Regression Metrics
title: Regression Metrics keywords: [Regression Metrics, Mean Absolute Error, Mean Square Error, Root Mean Squared Error, R-Squared (Coefficient of Determination)] description: Learn several metrics to evaluate the performance of regression models author: Juma Shafara date: "2024-03"

In regression tasks, the goal is to predict continuous numerical values. Scikit-learn provides several metrics to evaluate the performance of regression models. In this notebook, we will look at the following
- Mean Absolute Error
- Mean Square Error
- Root Mean Squared Error
- R-Squared (Coefficient of Determination)
Mean Absolute Error (MAE):
- MAE measures the average absolute errors between predicted values and actual values.
- Imagine you're trying to hit a target with darts. The MAE is like calculating the average distance between where your darts hit and the bullseye. You just sum up how far each dart landed from the center (without caring if it was too short or too far) and then find the average. The smaller the MAE, the closer your predictions are to the actual values.

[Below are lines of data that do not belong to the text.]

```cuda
extern "C" int mdv_gconv2_bwd(const float* dout, const float* skip, const float* up, const float* w, float* dskip, float* dup,
                              float* dw, int B, int H, int W, int C, void* stream) {
// ... 116 lines not shown
                                int H1, int W1, const float* in2, int H2, int W2, void* stream) {
    if (!out || B <= 0 || Ho <= 0 || Wo <= 0 || C <= 0 || (C & 3) || (ld_out & 3) || ld_out < C || (reinterpret_cast<uintptr_t>(out) & 15))
        return MDV_ERR_ARG;
    UpIn3 in = {};
    int n = 0;
    const float* ps[3] = {in0, in1, in2};
    const int hs[3] = {H0, H1, H2}, ws[3] = {W0, W1, W2};
    for (int k = 0; k < 3; ++k) {
        if (!ps[k]) continue;
        if (hs[k] <= 0 || ws[k] <= 0 || (reinterpret_cast<uintptr_t>(ps[k]) & 15)) return MDV_ERR_ARG;
        if (!fits_i32((long long)B * hs[k] * ws[k] * C)) return MDV_ERR_UNSUPPORTED;
        in.p[n] = ps[k]; in.H[n] = hs[k]; in.W[n] = ws[k];
        ++n;
    }
    if (!n) return MDV_OK;
    const int seg = Ho >= 64 ? 32 : Ho;
    mdv_launch(upsample_add_kernel, dim3(mdv_cdiv(Wo * (C / 4), 256), mdv_cdiv(Ho, seg), B), dim3(256), 0, (cudaStream_t)stream, in, n, out,
               ld_out, Ho, Wo, C, seg);
    MDV_CHECK_LAUNCH();
    return MDV_OK;
}

extern "C" int mdv_upsample_bwd(const void* dout, int dout_bf16, int ld_out, float* din, int ld_in, int B, int Hi, int Wi, int Ho,
                                int Wo, int C, float* ws, void* stream) {
    if (!dout || !din || B <= 0) return MDV_ERR_ARG;
    if (!fits_i32((long long)B * Ho * Wo * (ld_out > C ? ld_out : C))) return MDV_ERR_UNSUPPORTED;
    cudaStream_t st = (cudaStream_t)stream;
    if (C == 1) {
        if (dout_bf16) return MDV_ERR_UNSUPPORTED;
        const int S1 = (Ho % Hi == 0 && Wo % Wi == 0 && Ho / Hi == Wo / Wi) ? Ho / Hi : 0;
        if ((S1 == 2 || S1 == 4 || S1 == 8) && (size_t)(Wi + Hi) * 2 * S1 * sizeof(float) <= 40 * 1024) {
            const dim3 g1(grid_for((long long)B * Hi * Wi));
            const size_t sm = (size_t)(Wi + Hi) * 2 * S1 * sizeof(float);
            if (S1 == 2) mdv_launch(upsample_bwd_int1_kernel<2>, g1, dim3(256), sm, st, (const float*)dout, din, B, Hi, Wi);
            else if (S1 == 4) mdv_launch(upsample_bwd_int1_kernel<4>, g1, dim3(256), sm, st, (const float*)dout, din, B, Hi, Wi);
            else mdv_launch(upsample_bwd_int1_kernel<8>, g1, dim3(256), sm, st, (const float*)dout, din, B, Hi, Wi);
            MDV_CHECK_LAUNCH();
            return MDV_OK;
        }
        mdv_launch((upsample_bwd_kernel<float, 1>), dim3(grid_for((long long)B * Hi * Wi)), dim3(256), 0, st, (const float*)dout, 1, din, 1, B, Hi, Wi, Ho, Wo, 1);
        MDV_CHECK_LAUNCH();
        return MDV_OK;
    }
    if ((C & 3) || (ld_in & 3) || (ld_out & 3)) return MDV_ERR_ARG;
    const int g = grid_for((long long)B * Hi * Wi * (C / 4));
    const int S = (Ho % Hi == 0 && Wo % Wi == 0 && Ho / Hi == Wo / Wi) ? Ho / Hi : 0;
    if (ws && (S == 4 || S == 8) && fits_i32((long long)B * Ho * Wi * C)) {
        const int gh = grid_for((long long)B * Ho * Wi * (C / 4));
        const bool v8 = dout_bf16 && !(C & 7) && !(ld_out & 7) && !(reinterpret_cast<uintptr_t>(dout) & 15);
        const int gh8 = grid_for((long long)B * Ho * Wi * (C / 8));
#define MDV_UPH(SS)                                                                                                                  \
    if (v8) mdv_launch((upsample_bwd_h8_kernel<SS>), dim3(gh8), dim3(256), (size_t)Wi * 2 * SS * sizeof(float), st, (const bf16*)dout, ld_out, ws, B, Ho, Wi, C); \
    else if (dout_bf16) mdv_launch((upsample_bwd_h_kernel<bf16, SS>), dim3(gh), dim3(256), 0, st, (const bf16*)dout, ld_out, ws, B, Ho, Wi, C);     \
    else mdv_launch((upsample_bwd_h_kernel<float, SS>), dim3(gh), dim3(256), 0, st, (const float*)dout, ld_out, ws, B, Ho, Wi, C);             \
    MDV_CHECK_LAUNCH();                                                                                                              \
    mdv_launch((upsample_bwd_v_kernel<SS>), dim3(g), dim3(256), 0, st, (const float*)ws, din, ld_in, B, Hi, Wi, C);
        if (S == 4) { MDV_UPH(4) } else { MDV_UPH(8) }
#undef MDV_UPH
        MDV_CHECK_LAUNCH();
        return MDV_OK;
    }
    if (S == 2 && dout_bf16 && !(C & 7) && !(ld_out & 7) && !(ld_in & 3) && !(reinterpret_cast<uintptr_t>(dout) & 15)) {
        mdv_launch(upsample_bwd_int8x2_kernel, dim3(grid_for((long long)B * Hi * Wi * (C / 8))), dim3(256), (size_t)(Wi + Hi) * 4 * sizeof(float), st,
                   (const bf16*)dout, ld_out, din, ld_in, B, Hi, Wi, C);
        MDV_CHECK_LAUNCH();
        return MDV_OK;
    }
    if ((S == 2 || S == 4 || S == 8) && (long long)B * Hi * Wi * (C / 4) < 0x7fffffffLL) {
#define MDV_UPB(SS)                                                                                                              \
    if (dout_bf16) mdv_launch((upsample_bwd_int_kernel<bf16, SS>), dim3(g), dim3(256), 0, st, (const bf16*)dout, ld_out, din, ld_in, B, Hi, Wi, C);     \
    else mdv_launch((upsample_bwd_int_kernel<float, SS>), dim3(g), dim3(256), 0, st, (const float*)dout, ld_out, din, ld_in, B, Hi, Wi, C);
        if (S == 2) { MDV_UPB(2) } else if (S == 4) { MDV_UPB(4) } else { MDV_UPB(8) }
#undef MDV_UPB
        MDV_CHECK_LAUNCH();
        return MDV_OK;
    }
    if (dout_bf16)
        mdv_launch((upsample_bwd_kernel<bf16, 4>), dim3(g), dim3(256), 0, st, (const bf16*)dout, ld_out, din, ld_in, B, Hi, Wi, Ho, Wo, C);
    else
        mdv_launch((upsample_bwd_kernel<float, 4>), dim3(g), dim3(256), 0, st, (const float*)dout, ld_out, din, ld_in, B, Hi, Wi, Ho, Wo, C);
    MDV_CHECK_LAUNCH();
    return MDV_OK;
}
```

mdvit_b200/ops.py:

```python
import ctypes
import itertools
import weakref

import torch

from . import _lib as L
from ._lib import ACT_GELU, ACT_HSWISH, ACT_NONE, ACT_RELU, GemmEpi, check, ptr, ptr_table

BF16, F32 = torch.bfloat16, torch.float32
HEADS = 8

_rng_state = {}
_stream_counter = itertools.count(1)


def rng_tensor(device):
    t = _rng_state.get(device)
    if t is None:
        t = torch.tensor([0x5EED, 0], dtype=torch.int64, device=device)
        _rng_state[device] = t
    return t


def manual_seed(seed, device):
# ... 205 lines not shown
        global _BN_GROUPS
        self.prev, _BN_GROUPS = _BN_GROUPS, self.g

    def __exit__(self, *exc):
        global _BN_GROUPS
        _BN_GROUPS = self.prev


def current_bn_groups():
    return _BN_GROUPS


def bn_fold(weight, bias, running_mean, running_var, conv_bias=None, eps=1e-5):
    C = weight.numel()
    st = torch.empty((2, C), dtype=F32, device=weight.device)
    check(L.lib().mdv_bn_fold(ptr(weight), ptr(bias), ptr(running_mean), ptr(running_var), ptr(conv_bias), ctypes.c_float(eps), ptr(st[0]),
                              ptr(st[1]), C, L.stream()), "mdv_bn_fold")
    return st[0], st[1]


def bn_forward(z, M, C, weight, bias, running_mean, running_var, nbt, training, act, out_bf16, eps=1e-5, momentum=0.1):
    dev = z.device
    G = _BN_GROUPS if training else 1
    if M % G:
        raise ValueError("BatchNorm groups must divide the batch")
    Mg = M // G
    z = z.view(M, C)
    mean = torch.empty((G, C), dtype=F32, device=dev)
    rstd = torch.empty((G, C), dtype=F32, device=dev)
    y = torch.empty((M, C), dtype=BF16 if out_bf16 else F32, device=dev)
    if isinstance(weight, list):
        if not training or len(weight) != G:
            raise ValueError("per-group BatchNorm parameter sets need train mode and one set per bn_groups() group")
        ws = torch.empty(2 * C * G, dtype=torch.float64, device=dev)
        check(L.lib().mdv_bn_train_fwd_gp(ptr(z), G, Mg, C, ctypes.c_float(eps), ctypes.c_float(momentum), ptr_table(running_mean),
                                          ptr_table(running_var), ptr_table(nbt), ptr_table(weight), ptr_table(bias), act, ptr(mean), ptr(rstd),
                                          ptr(y), int(out_bf16), ptr(ws), L.stream()), "mdv_bn_train_fwd_gp")
        return y, mean, rstd
    if training:
        ws = torch.empty(2 * C * G, dtype=torch.float64, device=dev)
        check(L.lib().mdv_bn_train_fwd_grouped(ptr(z), G, Mg, C, ctypes.c_float(eps), ctypes.c_float(momentum), ptr(running_mean),
                                               ptr(running_var), ptr(nbt), ptr(weight), ptr(bias), act, ptr(mean), ptr(rstd), ptr(y),
                                               int(out_bf16), ptr(ws), L.stream()), "mdv_bn_train_fwd_grouped")
        return y, mean, rstd
    check(L.lib().mdv_bn_stats(ptr(z), M, C, ctypes.c_float(eps), ctypes.c_float(momentum), 0, ptr(running_mean), ptr(running_var), ptr(nbt),
                               ptr(mean[0]), ptr(rstd[0]), None, L.stream()), "mdv_bn_stats")
    check(L.lib().mdv_bn_act_fwd(ptr(z), ptr(mean[0]), ptr(rstd[0]), ptr(weight), ptr(bias), act, ptr(y), int(out_bf16), M, C, L.stream()),
          "mdv_bn_act_fwd")
    return y, mean, rstd


def bn_backward(dy, z, mean, rstd, weight, bias, act, M, C, dz_bf16=True):
    dev = z.device
    G = mean.shape[0]
    Mg = M // G
    dy, z = dy.view(M, C), z.view(M, C)
    dz = torch.empty((M, C), dtype=BF16 if dz_bf16 else F32, device=dev)
    ws = torch.empty(3 * C * G, dtype=torch.float64, device=dev)
    if isinstance(weight, list):
        tg, tb = [gtarget(w) for w in weight], [gtarget(b) for b in bias]
        check(L.lib().mdv_bn_act_bwd_gp(ptr(dy), ptr(z), ptr(mean), ptr(rstd), ptr_table(weight), ptr_table(bias), act, ptr(dz), int(dz_bf16),
                                        ptr_table([t[0] for t in tg]), ptr_table([t[0] for t in tb]), G, Mg, C, ptr(ws), L.stream()),
              "mdv_bn_act_bwd_gp")
        return dz, [t[1] for t in tg], [t[1] for t in tb]
    dg, rg = gtarget(weight)
    db, rb = gtarget(bias)
    check(L.lib().mdv_bn_act_bwd_grouped(ptr(dy), ptr(z), ptr(mean), ptr(rstd), ptr(weight), ptr(bias), act, ptr(dz), int(dz_bf16), ptr(dg),
                                         ptr(db), G, Mg, C, ptr(ws), L.stream()), "mdv_bn_act_bwd_grouped")
    return dz, rg, rb


def upsample_fwd(x, out, B, Hi, Wi, Ho, Wo, C, ld_in=None, ld_out=None):
    check(L.lib().mdv_upsample_fwd(ptr(x), int(x.dtype == BF16), ld_in or C, ptr(out), int(out.dtype == BF16), ld_out or C, B, Hi, Wi,
                                   Ho, Wo, C, L.stream()), "mdv_upsample_fwd")
    return out


def upsample_bwd(dout, B, Hi, Wi, Ho, Wo, C, ld_out=None):
    din = torch.empty((B * Hi * Wi, C), dtype=F32, device=dout.device)
    ws = torch.empty(B * Ho * Wi * C, dtype=F32, device=dout.device) if (C >= 64 and Ho == Wo and Hi == Wi and Ho // Hi in (4, 8) and Ho % Hi == 0) else None
    check(L.lib().mdv_upsample_bwd(ptr(dout), int(dout.dtype == BF16), ld_out or C, ptr(din), C, B, Hi, Wi, Ho, Wo, C, ptr(ws), L.stream()),
          "mdv_upsample_bwd")
    return din


def upsample_add(out, ins, B, Ho, Wo, C, ld_out=None):
    args = []
    for x, Hi, Wi in list(ins) + [(None, 0, 0)] * (3 - len(ins)):
        args += [ptr(x), Hi, Wi]
    check(L.lib().mdv_upsample_add(ptr(out), ld_out or C, B, Ho, Wo, C, *args, L.stream()), "mdv_upsample_add")
    return out


class _MatmulDesc(ctypes.Structure):
    _fields_ = [("A", ctypes.c_void_p), ("B", ctypes.c_void_p), ("C", ctypes.c_void_p), ("u", ctypes.c_void_p), ("v", ctypes.c_void_p)] + \
               [(n, ctypes.c_int) for n in ("lda", "ldb", "ldc", "M", "N", "K", "trans_a", "trans_b", "accumulate", "pad_")]
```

- Formula: \(\(\text{MAE} = \frac{1}{n} \sum_{i=1}^{n} |y_{\text{true}} - y_{\text{pred}}|\)\)
Mean Squared Error (MSE):
- MSE measures the average of the squares of the errors between predicted values and actual values.
- This is similar to MAE, but instead of just adding up the distances, you square them before averaging. Squaring makes bigger differences more noticeable (by making them even bigger), so MSE penalizes larger errors more than smaller ones.
- Formula: \(\(\text{MSE} = \frac{1}{n} \sum_{i=1}^{n} (y_{\text{true}} - y_{\text{pred}})^2\)\)
Root Mean Squared Error (RMSE):
- RMSE is the square root of the MSE, providing a more interpretable scale since it's in the same units as the target variable.
- It's just like MSE, but we take the square root of the result. This brings the error back to the same scale as the original target variable, which makes it easier to interpret. RMSE gives you an idea of how spread out your errors are in the same units as your data.
- Formula: \(\(\text{RMSE} = \sqrt{\text{MSE}}\)\)
R-squared (Coefficient of Determination)**:
- R-squared measures the proportion of the variance in the dependent variable that is predictable from the independent variables.
- This tells you how well your model's predictions match the actual data compared to a simple average. If R-squared is 1, it means your model perfectly predicts the target variable. If it's 0, it means your model is no better than just predicting the mean of the target variable. So, the closer R-squared is to 1, the better your model fits the data.
-
Formula: \(\(R^2 = 1 - \frac{\sum_{i=1}^{n} (y_{\text{true}} - y_{\text{pred}})^2}{\sum_{i=1}^{n} (y_{\text{true}} - \bar{y}_{\text{true}})^2}\)\)
-
where $$ \bar{y}_{\text{true}}$$ is the mean of the observed data.
Understanding these metrics can help you assess the performance of your regression model and make necessary adjustments to improve its accuracy.